Les présidents Hollande et Gauck devraient insister sur la spécificité du Hartmannswillerkopf, seul lieu de la Première Guerre mondiale en France (avec le Linge) où des combats de montagne se sont déroulés : membres gelés, difficulté d'approvisionnement, problème de repli... les conditions de combat y sont particulièrement inhumaines avec un ennemi tout proche, parfois à une vingtaine de mètres seulement. Les combats, surtout en 1915, ont fait de nombreuses victimes.

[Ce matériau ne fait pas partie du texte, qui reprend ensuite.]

__global__ void __launch_bounds__(256, 2) lstm_bwd2_kernel(const float *__restrict__ params, Layout lay, float *Z,
                                                            const float *Cc, const float *state_bw, const float *dH,
                                                            const uint8_t *done, int T, int E) {
    extern __shared__ __attribute__((aligned(16))) char smem_raw[];
    float *dzs = (float *)smem_raw;
    float *dhs = dzs + 32 * kDz2Ld;
    const int g = blockIdx.x, e0 = blockIdx.y * 32;
    const int tid = threadIdx.x, lane = tid & 63, wave = tid >> 6, n = lane & 15, kq = lane >> 4;
    const int j = 16 * wave + n;
    const int er = tid >> 3, u0 = (tid & 7) * 8;
    const long long N = (long long)T * E;
    float bw[64];
    {
        const float4 *src = reinterpret_cast<const float4 *>(params + (long long)g * lay.stride + lay.oWh + (long long)j * kG4 + 4 * kq);
#pragma unroll
        for (int q = 0; q < 16; ++q) {
            const float4 w4 = src[4 * q];
            bw[4 * q] = w4.x; bw[4 * q + 1] = w4.y; bw[4 * q + 2] = w4.z; bw[4 * q + 3] = w4.w;
        }
    }
    float dc_rec[8];
#pragma unroll
    for (int r = 0; r < 8; ++r) dc_rec[r] = 0.f;
    const float *zg = Z + (long long)g * N * kG4, *cg = Cc + (long long)g * N * kL, *hg = dH + (long long)g * N * kL;
    const float *sg = state_bw + (long long)g * E * 2 * kL;
    const int e = e0 + er < E ? e0 + er : E - 1;
    const bool live = e0 + er < E;
    struct In { float4 gi[2], gf[2], go[2], gu[2], dhi[2], cpv[2]; float keep; };
    In in0, in1;
    float4 cc[2];
    auto request = [&](int t, In &o) {
        const long long nt = (long long)t * E;
        const float *zt = zg + nt * kG4, *ct = cg + nt * kL, *ht = hg + nt * kL;
        const float *cp_base = t > 0 ? ct - (long long)E * kL : sg;
        const unsigned cp_ld = t > 0 ? kL : 2 * kL;
        int zq = 0;
        asm volatile("" : "+v"(zq));
        const unsigned oz = (unsigned)((e + zq) * kG4 + u0) * 4u, oc = (unsigned)((e + zq) * kL + u0) * 4u;
#pragma unroll
        for (int a = 0; a < 2; ++a) {
            o.gi[a] = ldg((const float4 *)zt, oz + 16u * a); o.gf[a] = ldg((const float4 *)zt, oz + 256u + 16u * a);
            o.go[a] = ldg((const float4 *)zt, oz + 512u + 16u * a); o.gu[a] = ldg((const float4 *)zt, oz + 768u + 16u * a);
            o.dhi[a] = ldg((const float4 *)ht, oc + 16u * a);
            o.cpv[a] = ldg((const float4 *)cp_base, (unsigned)((e + zq) * cp_ld + u0) * 4u + 16u * a);
        }
        o.keep = done[nt + e] == 0 ? 1.0f : 0.0f;
    };
    {
        const float *ct = cg + (long long)(T - 1) * E * kL;
        cc[0] = ldg((const float4 *)ct, (unsigned)(e * kL + u0) * 4u); cc[1] = ldg((const float4 *)ct, (unsigned)(e * kL + u0) * 4u + 16u);
    }
    request(T - 1, in0);
    if (T > 1) request(T - 2, in1);
    float keep_next = 0.f;
    auto step = [&](int t, In &cur) {
        const long long nt = (long long)t * E;
        float *zw = Z + ((long long)g * N + nt) * kG4;
        const float keep = cur.keep;
        float4 dhr[2];
        if (t == T - 1) { dhr[0] = dhr[1] = make_float4(0.f, 0.f, 0.f, 0.f); }
        else {
            dhr[0] = *reinterpret_cast<const float4 *>(dhs + er * kDh3Ld + u0);
            dhr[1] = *reinterpret_cast<const float4 *>(dhs + er * kDh3Ld + u0 + 4);
        }
#pragma unroll
        for (int a = 0; a < 2; ++a) {
            const float igv[4] = {cur.gi[a].x, cur.gi[a].y, cur.gi[a].z, cur.gi[a].w}, fgv[4] = {cur.gf[a].x, cur.gf[a].y, cur.gf[a].z, cur.gf[a].w};
            const float ogv[4] = {cur.go[a].x, cur.go[a].y, cur.go[a].z, cur.go[a].w}, ugv[4] = {cur.gu[a].x, cur.gu[a].y, cur.gu[a].z, cur.gu[a].w};
            const float ccv[4] = {cc[a].x, cc[a].y, cc[a].z, cc[a].w}, cpw[4] = {cur.cpv[a].x, cur.cpv[a].y, cur.cpv[a].z, cur.cpv[a].w};
            const float dhv[4] = {cur.dhi[a].x, cur.dhi[a].y, cur.dhi[a].z, cur.dhi[a].w}, drv[4] = {dhr[a].x, dhr[a].y, dhr[a].z, dhr[a].w};
            float di[4], df[4], dg[4], du[4];
#pragma unroll
            for (int c = 0; c < 4; ++c) {
                const int r = 4 * a + c;
                const float ig = igv[c], fg = fgv[c], og = ogv[c], ug = ugv[c];
                const float cp = cpw[c] * keep;
                const float dh = dhv[c] + (keep_next != 0.f ? drv[c] : 0.f);
                const float tc = tanhf_(ccv[c]);
                dg[c] = dh * tc * og * (1.0f - og);
                const float dc = dh * og * (1.0f - tc * tc) + dc_rec[r];
                di[c] = dc * ug * ig * (1.0f - ig);
                df[c] = dc * cp * fg * (1.0f - fg);
                du[c] = dc * ig * (1.0f - ug * ug);
                dc_rec[r] = dc * fg * keep;
            }
            const float4 o_di = make_float4(di[0], di[1], di[2], di[3]), o_df = make_float4(df[0], df[1], df[2], df[3]);
            const float4 o_do = make_float4(dg[0], dg[1], dg[2], dg[3]), o_du = make_float4(du[0], du[1], du[2], du[3]);
            if (live) {
                const unsigned oz = (unsigned)((e0 + er) * kG4 + u0 + 4 * a) * 4u;
                stg((float4 *)zw, oz, o_di); stg((float4 *)zw, oz + 256u, o_df);
                stg((float4 *)zw, oz + 512u, o_do); stg((float4 *)zw, oz + 768u, o_du);
            }
            float *row = dzs + er * kDz2Ld + u0 + 4 * a;
// ... 13 lines not shown
        for (int q = 0; q < 16; ++q) {
            const float4 na = Aa[4 * (q + 1 < 16 ? q + 1 : q)], nb = Ab[4 * (q + 1 < 16 ? q + 1 : q)];
            acc[0] = __builtin_amdgcn_mfma_f32_16x16x4f32(pa.x, bw[4 * q], acc[0], 0, 0, 0);
            acc[1] = __builtin_amdgcn_mfma_f32_16x16x4f32(pb.x, bw[4 * q], acc[1], 0, 0, 0);
            acc[0] = __builtin_amdgcn_mfma_f32_16x16x4f32(pa.y, bw[4 * q + 1], acc[0], 0, 0, 0);
            acc[1] = __builtin_amdgcn_mfma_f32_16x16x4f32(pb.y, bw[4 * q + 1], acc[1], 0, 0, 0);
            acc[0] = __builtin_amdgcn_mfma_f32_16x16x4f32(pa.z, bw[4 * q + 2], acc[0], 0, 0, 0);
            acc[1] = __builtin_amdgcn_mfma_f32_16x16x4f32(pb.z, bw[4 * q + 2], acc[1], 0, 0, 0);
            acc[0] = __builtin_amdgcn_mfma_f32_16x16x4f32(pa.w, bw[4 * q + 3], acc[0], 0, 0, 0);
            acc[1] = __builtin_amdgcn_mfma_f32_16x16x4f32(pb.w, bw[4 * q + 3], acc[1], 0, 0, 0);
            pa = na; pb = nb;
            __builtin_amdgcn_sched_barrier(0);
        }
#pragma unroll
        for (int rt = 0; rt < 2; ++rt)
#pragma unroll
            for (int i = 0; i < 4; ++i) dhs[(16 * rt + 4 * kq + i) * kDh3Ld + j] = acc[rt][i];
        __syncthreads();
    };
    for (int t = T - 1; t >= 0; t -= 2) {
        step(t, in0);
        if (t >= 1) step(t - 1, in1);
    }
}

__device__ __forceinline__ void head_eval(const float *__restrict__ params, const Layout &lay, int a, int na,
                                          const float *hp, const float *hv, float *pi, float &v) {
    const float *Wo = params + (long long)(2 * a) * lay.stride + lay.oWo;
    const float *bo = params + (long long)(2 * a) * lay.stride + lay.obo;
    const float *Wv = params + (long long)(2 * a + 1) * lay.stride + lay.oWo;
    const float *bv = params + (long long)(2 * a + 1) * lay.stride + lay.obo;
    float lg[kOut];
#pragma unroll
    for (int k = 0; k < kOut; ++k) lg[k] = 0.f;
    float vv = 0.f;
    for (int jj = 0; jj < kL; ++jj) {
        const float h = hp[jj];
#pragma unroll
        for (int k = 0; k < kOut; ++k) lg[k] += h * Wo[jj * kOut + k];
        vv += hv[jj] * Wv[jj * kOut];
    }
    float mx = -INFINITY;
#pragma unroll
    for (int k = 0; k < kOut; ++k) { lg[k] += bo[k]; if (k < na && lg[k] > mx) mx = lg[k]; }
    float sum = 0.f;
#pragma unroll
// ... 20 lines not shown
        if (r < rows_left)
            *reinterpret_cast<float4 *>(dst + (long long)r * kL + c) = make_float4(t[r][c], t[r][c + 1], t[r][c + 2], t[r][c + 3]);
    }
}

__global__ void __launch_bounds__(64) head_fwd_kernel(const float *__restrict__ params, Layout lay, const int *n_act,
                                                      const float *Hh, int E, float *pi_out, float *v_out) {
    __shared__ float sp[64][kTLd], sv[64][kTLd];
    const int a = blockIdx.y, lane = threadIdx.x;
    const long long n0 = (long long)blockIdx.x * 64, left = E - n0;
    tile_load(Hh + ((long long)(2 * a) * E + n0) * kL, left, sp, lane);
    tile_load(Hh + ((long long)(2 * a + 1) * E + n0) * kL, left, sv, lane);
    __syncthreads();
    if (lane >= left) return;
    float pi[kOut], v;
    head_eval(params, lay, a, n_act[a], sp[lane], sv[lane], pi, v);
    const long long idx = (n0 + lane) * lay.A + a;
    for (int k = 0; k < lay.AMAX; ++k) pi_out[idx * lay.AMAX + k] = k < kOut ? pi[k] : 0.f;
    v_out[idx] = v;
}
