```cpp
template <class LaunchCollect, class RunFix, class AfterNumber>
int local_finish(komb_ctx *ctx, DevBufs &bufs, const PeelCtrl &hc, PeelCtrl *d_ctrl, uint32_t units, const int32_t *marker,
                 const int32_t *key, const int32_t *live_list, uint32_t light_max, size_t item_bytes, uint64_t item_limit, uint32_t max_density, bool use_list, int32_t add, int32_t *out,
                 LaunchCollect &&launch_collect, RunFix &&run_fix, LocalStats *ls, AfterNumber &&after_number)
{
    hipStream_t s = ctx->stream;
    const uint32_t n = hc.remaining;
    if (n == 0) KOMB_FAIL(ctx, KOMB_ERR_STATE, "local finish: nothing left to hand over");
    const bool dbg = ctx_opt(ctx, "LOCAL_DEBUG") != nullptr;
    EventSet evs;
    hipEvent_t ev[5] = {nullptr, nullptr, nullptr, nullptr, nullptr};
    if (dbg) for (auto &e : ev) (void)evs.make(&e);
    auto stamp = [&](int i) { if (dbg) (void)hipEventRecord(ev[i], s); };
    stamp(0);
    const int32_t *list = hc.live_mode ? live_list : nullptr;
    const uint32_t n_in = hc.live_mode ? hc.live_count : units;
    LocalGraph g{};
    int32_t *d_num = nullptr;
    LocalCtrl *d_lctrl = nullptr;
    PeelCtrl *d_cctrl = nullptr;
    uint32_t *d_present = nullptr;
    const size_t present_words = ((size_t)units >> 5) + 2 > kFinWords ? ((size_t)units >> 5) + 2 : (size_t)kFinWords;
    KOMB_HIP(ctx, bufs.alloc(&d_num, (size_t)units));
    KOMB_HIP(ctx, bufs.alloc(&g.off, (size_t)n + 1));
    KOMB_HIP(ctx, bufs.alloc(&g.len, (size_t)n + 1));
    KOMB_HIP(ctx, bufs.alloc(&g.val, (size_t)n));
    KOMB_HIP(ctx, bufs.alloc(&g.mark[0], (size_t)n));
    KOMB_HIP(ctx, bufs.alloc(&g.mark[1], (size_t)n));
    KOMB_HIP(ctx, bufs.alloc(&g.gid, (size_t)n));
    KOMB_HIP(ctx, bufs.alloc(&g.cur, (size_t)n));
    KOMB_HIP(ctx, bufs.alloc(&g.list, (size_t)n));
    KOMB_HIP(ctx, bufs.alloc(&g.giant, (size_t)n));
    KOMB_HIP(ctx, bufs.alloc(&g.khist, (size_t)kKeyBins));
    KOMB_HIP(ctx, bufs.alloc(&d_lctrl, 1));
    uint32_t *d_cnt = nullptr;
    KOMB_HIP(ctx, bufs.alloc(&d_cnt, (size_t)kCntWords + kCntTimerWords));
    KOMB_HIP(ctx, bufs.alloc(&d_cctrl, 1));
    KOMB_HIP(ctx, bufs.alloc(&d_present, present_words));
    static_assert(sizeof(LocalCtrl) % sizeof(uint32_t) == 0, "LocalCtrl is zeroed word by word");
    if (present_words > 0xFFFFFFFFull) KOMB_FAIL(ctx, KOMB_ERR_LIMIT, "local finish: %zu presence words", present_words);
    k_local_zero<<<64, kBlock, 0, s>>>(g.khist, kKeyBins, d_cnt, (uint32_t)(kCntWords + kCntTimerWords), (uint32_t *)d_lctrl, (uint32_t)(sizeof(LocalCtrl) / sizeof(uint32_t)),
                                       g.len + n, 1u, d_present, (uint32_t)present_words);
    void *d_items = nullptr;
    auto release_all = [&]() {
        bufs.release(d_items); bufs.release(d_num); bufs.release(g.off); bufs.release(g.len); bufs.release(g.val);
        bufs.release(g.mark[0]); bufs.release(g.mark[1]); bufs.release(g.gid); bufs.release(g.list); bufs.release(g.giant); bufs.release(g.gchunk); bufs.release(g.gacc); bufs.release(g.gwin); bufs.release(g.gnote);
        bufs.release(g.khist); bufs.release(g.cur); bufs.release(d_lctrl); bufs.release(d_cnt); bufs.release(d_cctrl); bufs.release(d_present);
    };
    g.n = n; g.nh = 0; g.ng = 0; g.nchunk = 0;
    int64_t gb = ((int64_t)n_in + kNumBlock - 1) / kNumBlock;
    k_local_number<<<(int)(gb < 1 ? 1 : (gb > 1024 ? 1024 : gb)), kNumBlock, 0, s>>>(list, n_in, n, marker, key, light_max, d_num, g, d_lctrl);
    LocalCtrl hl{};
    std::vector<uint32_t> kh(kKeyBins);
    if (ctx->h_stage && sizeof(LocalCtrl) + kKeyBins * sizeof(uint32_t) <= kStageBytes) {
        char *st8 = (char *)ctx->h_stage;
        KOMB_HIP(ctx, hipMemcpyAsync(st8, d_lctrl, sizeof(LocalCtrl), hipMemcpyDeviceToHost, s));
        KOMB_HIP(ctx, hipMemcpyAsync(st8 + sizeof(LocalCtrl), g.khist, kKeyBins * sizeof(uint32_t), hipMemcpyDeviceToHost, s));
        KOMB_HIP(ctx, hipStreamSynchronize(s));
        memcpy(&hl, st8, sizeof(LocalCtrl));
        memcpy(kh.data(), st8 + sizeof(LocalCtrl), kKeyBins * sizeof(uint32_t));
    } else {
        KOMB_HIP(ctx, d2h(ctx, &hl, d_lctrl, sizeof(LocalCtrl)));
        KOMB_HIP(ctx, d2h(ctx, kh.data(), g.khist, kKeyBins * sizeof(uint32_t)));
    }
    if (hl.bad || hl.n_heavy + hl.n_light != n)
        KOMB_FAIL(ctx, KOMB_ERR_DEVICE, "local finish: %u live units numbered, the peel counted %u", hl.n_heavy + hl.n_light, n);
    const bool too_dense = max_density && hl.key_sum > (unsigned long long)max_density * n;
    if (hl.key_sum > item_limit || hl.key_sum >= 0xFFFFFFFFull || too_dense) {
        const uint64_t lim = item_limit < 0xFFFFFFFFull ? item_limit : 0xFFFFFFFFull;
        uint64_t nl = (uint64_t)((double)n * ((double)lim / (double)hl.key_sum) * 0.5);
        if (nl >= n) nl = n / 2;
        if (too_dense) nl = 0;
        const uint32_t patch[2] = {(uint32_t)nl, 0u};
        KOMB_HIP(ctx, hipMemcpy(&d_ctrl->tail_limit, &patch[0], sizeof(uint32_t), hipMemcpyHostToDevice));
        KOMB_HIP(ctx, hipMemcpy(&d_ctrl->done, &patch[1], sizeof(uint32_t), hipMemcpyHostToDevice));
        if (dbg) fprintf(stderr, "komb local finish: refused %u units with %llu items (limit %llu); next offer at <= %u units\n", n, (unsigned long long)hl.key_sum, (unsigned long long)item_limit, (uint32_t)nl);
        if (ls) { ls->refused = true; ls->new_limit = (uint32_t)nl; }
        release_all();
        return KOMB_OK;
    }
    KOMB_TRY(prim_exclusive_sum_u32(ctx, g.len, g.off, (int64_t)n + 1));
    const uint32_t total = (uint32_t)hl.key_sum;
    g.nh = hl.n_heavy;
    g.ng = hl.n_giant;
    g.nchunk = hl.n_chunk;
    uint32_t defer_chunks = kLocDeferChunks;
    if (const char *e = ctx_opt(ctx, "LOCAL_DEFER_CHUNKS")) defer_chunks = (uint32_t)strtoul(e, nullptr, 10);
    g.flags = (use_list ? kLocUseList : 0u) | (g.nchunk >= defer_chunks && g.nchunk > 0 ? kLocDeferNotify : 0u);
#ifdef KOMB_DEBUG_SWITCHES
    if (const char *e = getenv("KOMB_LOCAL_MODE")) g.flags = (uint32_t)atoi(e);
#endif
    if (g.ng) {
        KOMB_HIP(ctx, bufs.alloc(&g.gchunk, (size_t)g.nchunk));
        KOMB_HIP(ctx, bufs.alloc(&g.gacc, (size_t)g.ng));
        KOMB_HIP(ctx, bufs.alloc(&g.gwin, (size_t)g.ng * kGiantWin));
        KOMB_HIP(ctx, bufs.alloc(&g.gnote, (size_t)g.ng));
        k_local_chunks<<<(int)(g.ng > 1024u ? 1024u : g.ng), kBlock, 0, s>>>(g);
    }
    int32_t K = 0x7FFFFFFF;
    {
        uint64_t ge = 0;
        for (int32_t k = (int32_t)kKeyBins - 1; k >= 0; --k) {
            ge += kh[(size_t)k];
            if (ge >= (uint64_t)k) { if (k < (int32_t)kKeyBins - 1) K = k; break; }
        }
    }
    stamp(1);
    after_number(g);
    KOMB_HIP(ctx, bufs.alloc((unsigned char **)&d_items, (size_t)total * item_bytes));

    peel_collect_ctrl(s, d_cctrl, d_ctrl);
    PeelCtrl hcc{};
    int32_t cl = 1;
    for (int guard = 0; guard < 16 && hcc.done == 0; ++guard) {
        for (int i = 0; i < 3; ++i) launch_collect(g, d_num, d_items, d_cctrl, cl++);
        KOMB_HIP(ctx, d2h(ctx, &hcc, d_cctrl, sizeof(PeelCtrl)));
        cl = hcc.seq;
    }
    if (hcc.done != 1) KOMB_FAIL(ctx, KOMB_ERR_DEVICE, "local finish: collect pass did not complete (state %d)", hcc.done);
    int64_t gn = ((int64_t)n + kBlock - 1) / kBlock;
    const int grid_n = (int)(gn > 1024 ? 1024 : gn);
    k_local_check<<<grid_n, kBlock, 0, s>>>(g, d_lctrl);
    if (K != 0x7FFFFFFF) k_local_clamp<<<grid_n, kBlock, 0, s>>>(g, K);
    stamp(2);

    int launches = 0;
    KOMB_TRY(run_fix(g, d_items, (uint64_t)total, d_lctrl, d_cnt, &launches));
    stamp(3);
    k_local_finish<<<grid_n, kBlock, 0, s>>>(g, add, out, d_present, d_lctrl);
    k_local_levels<<<(int)(present_words / kBlock + 1 > 256 ? 256 : present_words / kBlock + 1), kBlock, 0, s>>>(d_present, (uint32_t)present_words, d_cnt, d_lctrl);
    stamp(4);
    KOMB_HIP(ctx, d2h(ctx, &hl, d_lctrl, sizeof(LocalCtrl)));
    if (dbg) {
        float t[4] = {0, 0, 0, 0};
        for (int i = 0; i < 4; ++i) (void)hipEventElapsedTime(&t[i], ev[i], ev[i + 1]);
        fprintf(stderr, "komb local finish: %u units (%u heavy, %u of them long; bound %d), %u items; number+scan %.1f us, collect %.1f us, %d sweeps (%d launches, %u evaluations) %.1f us, scatter %.1f us\n",
                n, g.nh, g.ng, K == 0x7FFFFFFF ? -1 : K, total, t[0] * 1e3f, t[1] * 1e3f, hl.iters, launches, hl.evals, t[2] * 1e3f, t[3] * 1e3f);
    }
#ifdef KOMB_LOCAL_TIMERS
    {
        unsigned long long tm[72];
        KOMB_HIP(ctx, d2h(ctx, tm, d_cnt + kCntWords, sizeof(tm)));
        for (int sw = 0; sw < 6; ++sw) {
            const unsigned long long *t = tm + sw * 12;
            const double nwv = t[10] ? (double)t[10] : 1.0;
            fprintf(stderr, "komb local timers, sweep %d (%llu waves), us per wave: hscan %.1f medium %.1f workgroup %.1f setup %.1f load+count %.1f search %.1f notify %.1f; "
                            "batches/wave %.2f groups/wave %.2f; slowest wave %.1f us\n",
                    sw == 0 ? 1 : sw * 4, t[10], t[0] / nwv / 100.0, t[1] / nwv / 100.0, t[2] / nwv / 100.0, t[3] / nwv / 100.0, t[4] / nwv / 100.0, t[5] / nwv / 100.0,
                    t[6] / nwv / 100.0, t[7] / nwv, t[8] / nwv, t[9] / 100.0);
        }
    }
#endif
    if (hl.bad) KOMB_FAIL(ctx, KOMB_ERR_DEVICE, "local finish: %u consistency failures in the compact index", hl.bad);
    if (!hl.done) KOMB_FAIL(ctx, KOMB_ERR_DEVICE, "local finish: launch budget exhausted before the fixed point");
    if (ls) {
        ls->units = n; ls->heavy = g.nh; ls->levels = hl.levels; ls->max_val = hl.max_val;
        ls->sweeps = hl.iters; ls->launches = launches; ls->items = total; ls->evals = hl.evals;
    }
    release_all();
    return KOMB_OK;
}

}
```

Bandeau Hartmannswillerkopf cimetière tombe guerre 14-18 - Radio France
Bandeau Hartmannswillerkopf cimetière tombe guerre 14-18 © Radio France - Aymeric Robert

En terme de bilan humain, difficile d'avoir une estimation précise. Juste après 1918, on chiffrait les soldats tués à près de 60.000. Aujourd'hui, les responsables du site et une partie des historiens avancent entre 20.000 et 30.000 morts, français et allemands. Un chiffre récemment revu à la baisse par d'autres historiens comme Thierry Ehret ou Philippe Koch dont les travaux indiquent environ 8.000 morts.

Parmi ces milliers de soldats tués, la plupart l'ont été par balles, mais d'autres sont également morts de froid ou de maladies. "Même 30.000 morts, c'est pas beaucoup, fait remarquer Gerd Krumeich. En août 1914 ou en juillet 1916, il y a eu des batailles où en une seule journée 20.000 à 30.000 soldats ont perdu la vie." Classé monument historique depuis 1921, le Hartmannswillerkopf est l'un des quatre monuments nationaux de la Grande Guerre, avec Douaumont dans la Meuse, Dormans dans la Marne et Notre-Dame de Lorette dans le Pas-de-Calais.